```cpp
template <uint32_t U>
__global__ __launch_bounds__(256) void k_flags_pj(const AsmSet p, uint32_t nb, uint32_t *cnt, uint32_t *sup, uint64_t *mask0)
{
    __shared__ TailScan<U> ts;
    const uint32_t blk0 = blockIdx.x * U, lane = threadIdx.x & 63u, wv = threadIdx.x >> 6;
    TailAsm t[U];
    tail_asms<U>(p, blk0, nb, t);
    uint64_t fb[U];
    uint32_t v[U], ia[U], ii[U];
    bool in[U];
#pragma unroll
    for (uint32_t u = 0; u < U; ++u) {
        const bool there = blk0 + u < nb;
        const uint32_t blk = there ? blk0 + u : blk0;
        ia[u] = t[u].a;
        ii[u] = (blk - t[u].b0) * 256u + threadIdx.x;
        in[u] = there && ii[u] < t[u].n;
        fb[u] = p.fol[(size_t)blk * 4u + wv];
        v[u] = p.slot[t[u].a][in[u] ? ii[u] : 0u];
    }
#pragma unroll
    for (uint32_t u = 0; u < U; ++u) {
        if (blk0 + u >= nb) fb[u] = 0;
        if (!in[u]) v[u] = 0;
    }
    bool other[U];
#pragma unroll
    for (uint32_t u = 0; u < U; ++u) {
        const bool isf = (fb[u] >> lane) & 1ull;
        if (isf) v[u] = 0u;
        other[u] = isf;
        if ((v[u] & 7u) == PJ_VERDICT_REF) {
            v[u] = p.slot[ia[u]][v[u] >> 3];
            other[u] = true;
        }
    }
#pragma unroll
    for (uint32_t u = 0; u < U; ++u) {
        const bool isf = (fb[u] >> lane) & 1ull;
        const uint32_t lead = 63u - (uint32_t)__clzll(~fb[u] & ((2ull << lane) - 1ull));
        const uint32_t vl = __shfl(v[u], lead);
        uint32_t w = isf ? vl : v[u];
        if (other[u]) w &= MXG_MX_INALL;
        const bool sh = in[u] && (w & MXG_MX_SHARED) != 0;
        if (in[u]) p.flags[ia[u]][ii[u]] = (uint8_t)(w & 7u);
        uint64_t bm;
        tail_ballot(ts, u, sh, bm);
        if (blk0 + u < nb && ia[u] == 0 && lane == 0) mask0[(size_t)(blk0 + u - p.bstart[0]) * 4u + wv] = bm;
    }
    __syncthreads();
    if (wv < U && lane == 0 && blk0 + wv < nb) {
        const uint32_t blk = blk0 + wv, a = asm_of_block(p, blk);
        count_publish(cnt + p.bstart[a], sup + sup_start(p, a), blk - p.bstart[a], tail_total(ts, wv));
    }
}

struct VertexParams {
    const uint8_t *flags;
    const uint32_t *cnt, *sup;
    uint64_t *n_shared;
    const uint32_t *slot;
    const uint64_t *hash;
    const uint32_t *pos, *rec;
// ... 680 lines not shown
                       pl.as_all, pl.recs1, pl.cursor, pl.cap1, pl.rows2, pl.P - 1, pl.M, pl.recs2,
                       knob_u64(h, "MXG_PJ_SKEW", 0) ? 0u : skew_lim, sub);
}

static int ev_pair(mxg_handle *h, hipEvent_t *a, hipEvent_t *b)
{
    while (h->ev_pool.size() < h->ev_used + 2) {
        hipEvent_t e;
        MXG_HIP(h, hipEventCreate(&e));
        h->ev_pool.push_back(e);
    }
    *a = h->ev_pool[h->ev_used];
    *b = h->ev_pool[h->ev_used + 1];
    h->ev_used += 2;
    h->ev_spans.push_back(TimedSpan{*a, *b, 0, false, 5});
    return MXG_OK;
}

int graph_plan_early(mxg_handle *h, const GraphBounds &gb, bool *early)
{
    *early = false;
    h->pj_early_done = 0;
    if (knob_u64(h, "MXG_PJ_EARLY", 1) == 0) return MXG_OK;
    MXG_HIP(h, hipSetDevice(h->device));
    if (!h->pj_plan) h->pj_plan = new JoinPlan;
    JoinPlan &pl = *h->pj_plan;
    const std::string err_before = h->err;
    if (plan_join(h, GRAPH_FULL, &gb, h->pj_learnt.overflowed, true, pl) != MXG_OK || !(pl.pj && pl.two_level && pl.split && pl.nb)) {
        pl = JoinPlan();
        h->err = err_before;
        return MXG_OK;
    }
    MXG_HIP(h, hipMemsetAsync(pl.fsup, 0, pl.clear_words * 4, h->stream));
    if (!h->ev_plan) MXG_HIP(h, hipEventCreateWithFlags(&h->ev_plan, hipEventDisableTiming));
    MXG_HIP(h, hipEventRecord(h->ev_plan, h->stream));
    *early = true;
    return MXG_OK;
}

int graph_partition_early(mxg_handle *h, uint32_t a, hipStream_t st)
{
    const JoinPlan *pl = h->pj_plan;
    if (!pl || !pl->split || a != h->pj_early_done || a >= pl->A) return MXG_OK;
    if (h->asms[a]->d_hash.as<uint64_t>() != pl->as_all.hash[a] || h->asms[a]->d_slot.as<uint32_t>() != pl->as_all.slot[a]) return MXG_OK;
    if (st != h->stream) MXG_HIP(h, hipStreamWaitEvent(st, h->ev_plan, 0));
    const bool fine = (h->cfg.flags & MXG_FLAG_TIMING_FINE) != 0;
    hipEvent_t e0 = nullptr, e1 = nullptr;
    if (fine) {
        const int rc = ev_pair(h, &e0, &e1);
        if (rc != MXG_OK) return rc;
        MXG_HIP(h, hipEventRecord(e0, st));
    }
    launch_partition(h, *pl, a, a + 1, st, 0u);
    MXG_HIP(h, hipGetLastError());
    if (fine) MXG_HIP(h, hipEventRecord(e1, st));
    ++h->pj_early_done;
    return MXG_OK;
}

void graph_drop_plan(mxg_handle *h)
{
    delete h->pj_plan;
    h->pj_plan = nullptr;
}

static int take_or_make_plan(mxg_handle *h, const GraphCall &c, bool global_table, JoinPlan &own, const JoinPlan **plan)
{
    const JoinPlan *ep = h->pj_plan;
    bool early = ep && ep->split && h->pj_early_done != 0 && h->pj_early_done == ep->A && c.gb && c.mode == GRAPH_FULL && !global_table &&
                 ep->A == h->asms.size();
    for (uint32_t a = 0; early && a < ep->A; ++a) early = c.gb->n_bound[a] == ep->n_of[a] && c.gb->n_ptr[a] == ep->as_all.n_ptr[a];
    h->pj_early_done = 0;
    *plan = early ? ep : &own;
    if (early) return MXG_OK;
    const int rc = plan_join(h, c.mode, c.gb, global_table, false, own);
    if (rc != MXG_OK && c.mode != GRAPH_DG_EDGES && c.mode != GRAPH_DG_EDGES_APPLIED)
        for (Assembly *a : h->asms) a->flags_valid = a->flags_on_host = false;
    return rc;
}

#define TAIL_LAUNCH(kernel, U, grid, stream, ...)                                                      \
    do {                                                                                               \
        if ((U) == 4) hipLaunchKernelGGL(kernel<4>, grid, dim3(256), 0, stream, __VA_ARGS__);          \
        else if ((U) == 2) hipLaunchKernelGGL(kernel<2>, grid, dim3(256), 0, stream, __VA_ARGS__);     \
        else hipLaunchKernelGGL(kernel<1>, grid, dim3(256), 0, stream, __VA_ARGS__);                   \
    } while (0)

#define TAIL_LAUNCH2(kernel, U, X, grid, stream, ...)                                                  \
    do {                                                                                               \
        if ((U) == 4) hipLaunchKernelGGL((kernel<4, X>), grid, dim3(256), 0, stream, __VA_ARGS__);     \
        else if ((U) == 2) hipLaunchKernelGGL((kernel<2, X>), grid, dim3(256), 0, stream, __VA_ARGS__); \
        else hipLaunchKernelGGL((kernel<1, X>), grid, dim3(256), 0, stream, __VA_ARGS__);              \
    } while (0)

struct GraphStage {
    mxg_handle *const h;
    const GraphCall &c;
    const JoinPlan &pl;
    const bool early;
    const bool resume;
    const bool fine, timing;
    Graph &g;
    uint64_t *ctl = nullptr, *hctl = nullptr;
    uint64_t *pj_fail = nullptr;

    GraphStage(mxg_handle *h_, const GraphCall &c_, const JoinPlan &pl_, bool early_)
        : h(h_), c(c_), pl(pl_), early(early_), resume(c_.mode == GRAPH_DG_EDGES || c_.mode == GRAPH_DG_EDGES_APPLIED),
          fine((h_->cfg.flags & MXG_FLAG_TIMING_FINE) != 0 && c_.mode == GRAPH_FULL), timing((h_->cfg.flags & MXG_FLAG_TIMING) != 0 || fine),
          g(h_->graph)
    {
    }
    bool joins() const { return pl.nb && !resume; }
    size_t anv() const { return (size_t)pl.A * pl.nvs; }

    int begin()
    {
        for (uint32_t ai = 0; ai < pl.A; ++ai) {
            Assembly *a = h->asms[ai];
            if (!resume) a->flags_on_host = false;
            a->flags_valid = true;
        }
        if (!resume) g = Graph();
        g.n_asm = pl.A;
        if (fine && !h->ev_g[0]) {
            MXG_HIP(h, hipEventCreate(&h->ev_g[0]));
            MXG_HIP(h, hipEventCreate(&h->ev_g[1]));
        }
        if (timing) MXG_HIP(h, hipEventRecord(h->ev0, h->stream));
        if (!resume)
            h->stat_graph_join = (pl.pj ? (pl.two_level ? MXG_JOIN_LDS_TWO_LEVEL : MXG_JOIN_LDS) : MXG_JOIN_GLOBAL) | (early ? MXG_JOIN_EARLY : 0);
        if (!resume && knob_u64(h, "MXG_DEBUG_JOIN", 0)) {
            uint32_t t1 = 0;
            for (uint32_t a = 0; pl.pj && pl.two_level && a < (pl.split ? pl.A : 1u); ++a)
                t1 = std::max(t1, pj1_launch_tiles(pl, pl.split ? a : 0u, pl.split ? a + 1 : pl.A));
            fprintf(stderr, "[mxg] join pj=%d two_level=%d split=%d early=%d record_bytes=%d prefill0=%u P1=%u rows2=%u tiles1=%u rank=%d\n",
                    (int)pl.pj, (int)pl.two_level, (int)pl.split, (int)early, pl.rec12 ? 12 : 16, pl.prefill0, pl.P1, pl.rows2, t1, (int)pl.graph_rank);
        }
        if (!pl.pj && !resume) MXG_HIP(h, hipMemsetAsync(h->g_keys.p, 0xFF, ((size_t)pl.cap + 1) * sizeof(Slot), h->stream));
        ctl = h->g_ctl.as<uint64_t>();
        if (!h->pinned_gctl) MXG_HIP(h, hipHostMalloc((void **)&h->pinned_gctl, CTL_WORDS * 8));
        hctl = h->pinned_gctl;
        memset(hctl, 0, CTL_WORDS * 8);
        pj_fail = pl.dg_pj ? dg_pj_fail_word(h) : hctl + CTL_PJ_FAIL;
        return MXG_OK;
    }

    void launch_join(uint4 *recs, uint32_t *M, uint32_t n_parts, uint32_t n_rows, const uint32_t *cursor)
    {
        const bool narrow = pl.A <= 16;
        const uint32_t cap1 = cursor ? pl.cap1 : 0u, rows2 = cursor ? pl.rows2 : 0u;
        const uint64_t pipe_blocks = cursor ? knob_u64(h, "MXG_PJ_PIPE", 1024) : 0;
        const uint32_t prefill0 = cursor ? pl.prefill0 : 0u;
        if (pipe_blocks && rows2 <= 256) {
            auto kernel = pl.rec12 ? (narrow ? k_pj_join_pipe<true, true> : k_pj_join_pipe<false, true>)
                                   : (narrow ? k_pj_join_pipe<true, false> : k_pj_join_pipe<false, false>);
            hipLaunchKernelGGL(kernel, dim3((uint32_t)std::min<uint64_t>(pipe_blocks, n_parts)), dim3(256), 0, h->stream, recs, M, pl.P, n_parts,
                               pj_fail, pl.pj_force_fail, cursor, cap1, rows2, pl.as_all, pl.sc, prefill0);
        } else
            hipLaunchKernelGGL(narrow ? k_pj_join<true> : k_pj_join<false>, dim3(n_parts), dim3(256), 0, h->stream, recs, M, pl.P, n_rows,
                               pj_fail, pl.pj_force_fail, cursor, cap1, rows2, pl.as_all, pl.sc, prefill0);
    }
    void flags_pj()
    {
        TAIL_LAUNCH(k_flags_pj, pl.u_flags, dim3(graph_tail_grid(pl.nb, pl.u_flags)), h->stream, pl.as_all, pl.nb, pl.cnt, pl.fsup, pl.pj_mask0);
    }
    int join_two_level()
    {
        if (!early && pl.split) {
            MXG_HIP(h, hipMemsetAsync(pl.fsup, 0, pl.clear_words * 4, h->stream));
            for (uint32_t a = 0; a < pl.A; ++a) launch_partition(h, pl, a, a + 1, h->stream, 0u);
        } else if (!early) {
            MXG_HIP(h, hipMemsetAsync(pl.cursor, 0, (size_t)pl.P1 * PJ1_CS * 4, h->stream));
            launch_partition(h, pl, 0, pl.A, h->stream, pl.n_fsup + pl.n_esup);
        }
        launch_join(pl.recs2, pl.M, pl.P1 * pl.P, 0u, pl.cursor);
        flags_pj();
        return MXG_OK;
    }
    int join_one_level()
    {
        const uint32_t n_rows = (pl.nb + PJ_IPB / 256 - 1) / (PJ_IPB / 256);
        MXG_HIP(h, h->g_part.ensure((size_t)n_rows * (pl.P + 1) * 4));
        MXG_HIP(h, h->g_keys.ensure((size_t)n_rows * PJ_IPB * sizeof(uint4)));
        uint32_t *M = h->g_part.as<uint32_t>();
        uint4 *recs = h->g_keys.as<uint4>();
        hipLaunchKernelGGL(k_pj_bucket, dim3(n_rows), dim3(PJ_BT), (size_t)pl.P * 8, h->stream, pl.as_all, pl.nb, pl.P - 1, M, recs, pl.fsup,
                           pl.n_fsup + pl.n_esup);
        launch_join(recs, M, pl.P, n_rows, nullptr);
        flags_pj();
        return MXG_OK;
    }
    int join_global()
    {
        hipLaunchKernelGGL(k_insert, dim3(pl.nb), dim3(256), 0, h->stream, pl.as_all, h->g_keys.as<Slot>(), pl.mask, pl.cap, pl.fsup,
                           pl.n_fsup + pl.n_esup);
        hipLaunchKernelGGL(k_flags, dim3(pl.nb), dim3(256), 0, h->stream, pl.as_all, h->g_keys.as<Slot>(), pl.cnt, pl.fsup);
        return MXG_OK;
    }
    int mark(hipEvent_t ev)
    {
        MXG_HIP(h, hipGetLastError());
        if (fine) MXG_HIP(h, hipEventRecord(ev, h->stream));
        return MXG_OK;
    }

    int vertex_arrays()
    {
        MXG_HIP(h, h->g_vhash.ensure(pl.nvs * 8));
        MXG_HIP(h, h->g_vpos.ensure(anv() * 4));
        MXG_HIP(h, h->g_vrec.ensure(anv() * 4));
        MXG_HIP(h, h->g_fv.ensure(anv() * 4));
        MXG_HIP(h, h->g_frec.ensure(anv() * 4));
        MXG_HIP(h, h->g_nxt.ensure(2 * anv() * 4));
        if (c.mode == GRAPH_DG_EDGES) MXG_HIP(h, hipMemsetAsync(h->g_nxt.p, 0xFF, 2 * anv() * 4, h->stream));
        return MXG_OK;
    }
    int item_vids(uint32_t a, uint32_t **ivid)
    {
        *ivid = nullptr;
        if (c.mode != GRAPH_DG_VERTICES) return MXG_OK;
        MXG_HIP(h, h->asms[a]->d_ivid.ensure((size_t)pl.n_of[a] * 4 + 16));
        *ivid = h->asms[a]->d_ivid.as<uint32_t>();
        return MXG_OK;
    }
    int fill(VertexPjParams &vp)
    {
        vp.as = pl.as_all;
        for (uint32_t a = 0; a < MXG_MAX_ASSEMBLIES; ++a) {
            vp.pos[a] = a < pl.A ? h->asms[a]->d_pos.as<uint32_t>() : nullptr;
            vp.rec[a] = a < pl.A ? h->asms[a]->d_rec.as<uint32_t>() : nullptr;
            vp.ivid[a] = nullptr;
            int rc;
            if (a < pl.A && (rc = item_vids(a, &vp.ivid[a])) != MXG_OK) return rc;
        }
        vp.cnt = pl.cnt;
        vp.sup = pl.fsup;
        vp.n_shared = ctl + CTL_SHARED;
        vp.mask0 = pl.pj_mask0;
        vp.bpref0 = pl.pj_bpref0;
        vp.vhash = h->g_vhash.as<uint64_t>();
        vp.vpos = h->g_vpos.as<uint32_t>();
        vp.vrec = h->g_vrec.as<uint32_t>();
        vp.fv = h->g_fv.as<uint32_t>();
        vp.frec = h->g_frec.as<uint32_t>();
        vp.rank = pl.graph_rank ? h->g_nxt.as<uint32_t>() : nullptr;
        vp.nvs = (uint32_t)pl.nvs;
        return MXG_OK;
    }
    int vertices_pj()
    {
        VertexPjParams vp;
        const int rc = fill(vp);
        if (rc != MXG_OK) return rc;
        hipLaunchKernelGGL(k_block_prefix, dim3((uint32_t)((pl.nb0 + 255) / 256)), dim3(256), 0, h->stream, pl.cnt + pl.as_all.bstart[0],
                           pl.fsup + sup_start(pl.as_all, 0), (uint32_t)pl.nb0, pl.pj_bpref0);
        TAIL_LAUNCH(k_vertices_pj, pl.u_vertices, dim3(graph_tail_grid(pl.nb, pl.u_vertices)), h->stream, vp, pl.nb);
        return MXG_OK;
    }
    int fill(VertexParams &vp, uint32_t a)
    {
        Assembly *as = h->asms[a];
        const size_t row = (size_t)a * pl.nvs;
        vp.flags = as->d_flags.as<uint8_t>();
        vp.cnt = pl.cnt + pl.as_all.bstart[a];
        vp.sup = pl.fsup + sup_start(pl.as_all, a);
        vp.n_shared = ctl + CTL_SHARED + a;
        vp.slot = as->d_slot.as<uint32_t>();
        vp.hash = as->d_hash.as<uint64_t>();
        vp.pos = as->d_pos.as<uint32_t>();
        vp.rec = as->d_rec.as<uint32_t>();
        vp.n = (uint32_t)pl.n_of[a];
        vp.n_ptr = c.gb ? c.gb->n_ptr[a] : nullptr;
        vp.first = a == 0;
        vp.vid = h->g_vid.as<uint32_t>();
        vp.vhash = h->g_vhash.as<uint64_t>();
        vp.vpos = h->g_vpos.as<uint32_t>() + row;
        vp.vrec = h->g_vrec.as<uint32_t>() + row;
        vp.fv = h->g_fv.as<uint32_t>() + row;
        vp.frec = h->g_frec.as<uint32_t>() + row;
        return item_vids(a, &vp.ivid);
    }
    int vertices_global()
    {
        for (uint32_t a = 0; a < pl.A; ++a) {
            VertexParams vp;
            const int rc = fill(vp, a);
            if (rc != MXG_OK) return rc;
            if (vp.ivid) MXG_HIP(h, hipMemsetAsync(vp.ivid, 0xFF, (size_t)vp.n * 4, h->stream));
            hipLaunchKernelGGL(k_vertices, dim3((vp.n + 255) / 256), dim3(256), 0, h->stream, vp);
        }
        return MXG_OK;
    }
    int hand_back_vertices()
    {
        g.nv_stride = pl.nvs;
        if (!c.d_n_vertices) return MXG_OK;
        if (pl.nvs > 0) MXG_HIP(h, hipMemcpyAsync(c.d_n_vertices, ctl + CTL_SHARED, 8, hipMemcpyDeviceToDevice, h->stream));
        else MXG_HIP(h, hipMemsetAsync(c.d_n_vertices, 0, 8, h->stream));
        return MXG_OK;
    }

    void adjacency_own()
    {
        TAIL_LAUNCH(k_adjacency, pl.u_edges, dim3(graph_tail_grid((pl.nvs + 255) / 256, pl.u_edges), pl.A), h->stream, h->g_fv.as<uint32_t>(),
                    h->g_frec.as<uint32_t>(), ctl + CTL_SHARED, h->g_nxt.as<uint2>(), (uint32_t)pl.nvs);
    }
    void adjacency_of_owner()
    {
// ... 182 lines not shown
```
□ □ □ □
> Work task
Each line above that has the word "resume" must be copied.

> Response area
    const bool resume;
        : h(h_), c(c_), pl(pl_), early(early_), resume(c_.mode == GRAPH_DG_EDGES || c_.mode == GRAPH_DG_EDGES_APPLIED),
    bool joins() const { return pl.nb && !resume; }
            if (!resume) a->flags_on_host = false;
        if (!resume) g = Graph();
        if (!resume)
        if (!resume && knob_u64(h, "MXG_DEBUG_JOIN", 0)) {
        if (!pl.pj && !resume) MXG_HIP(h, hipMemsetAsync(h->g_keys.p, 0xFF, ((size_t)pl.cap + 1) * sizeof(Slot), h->stream));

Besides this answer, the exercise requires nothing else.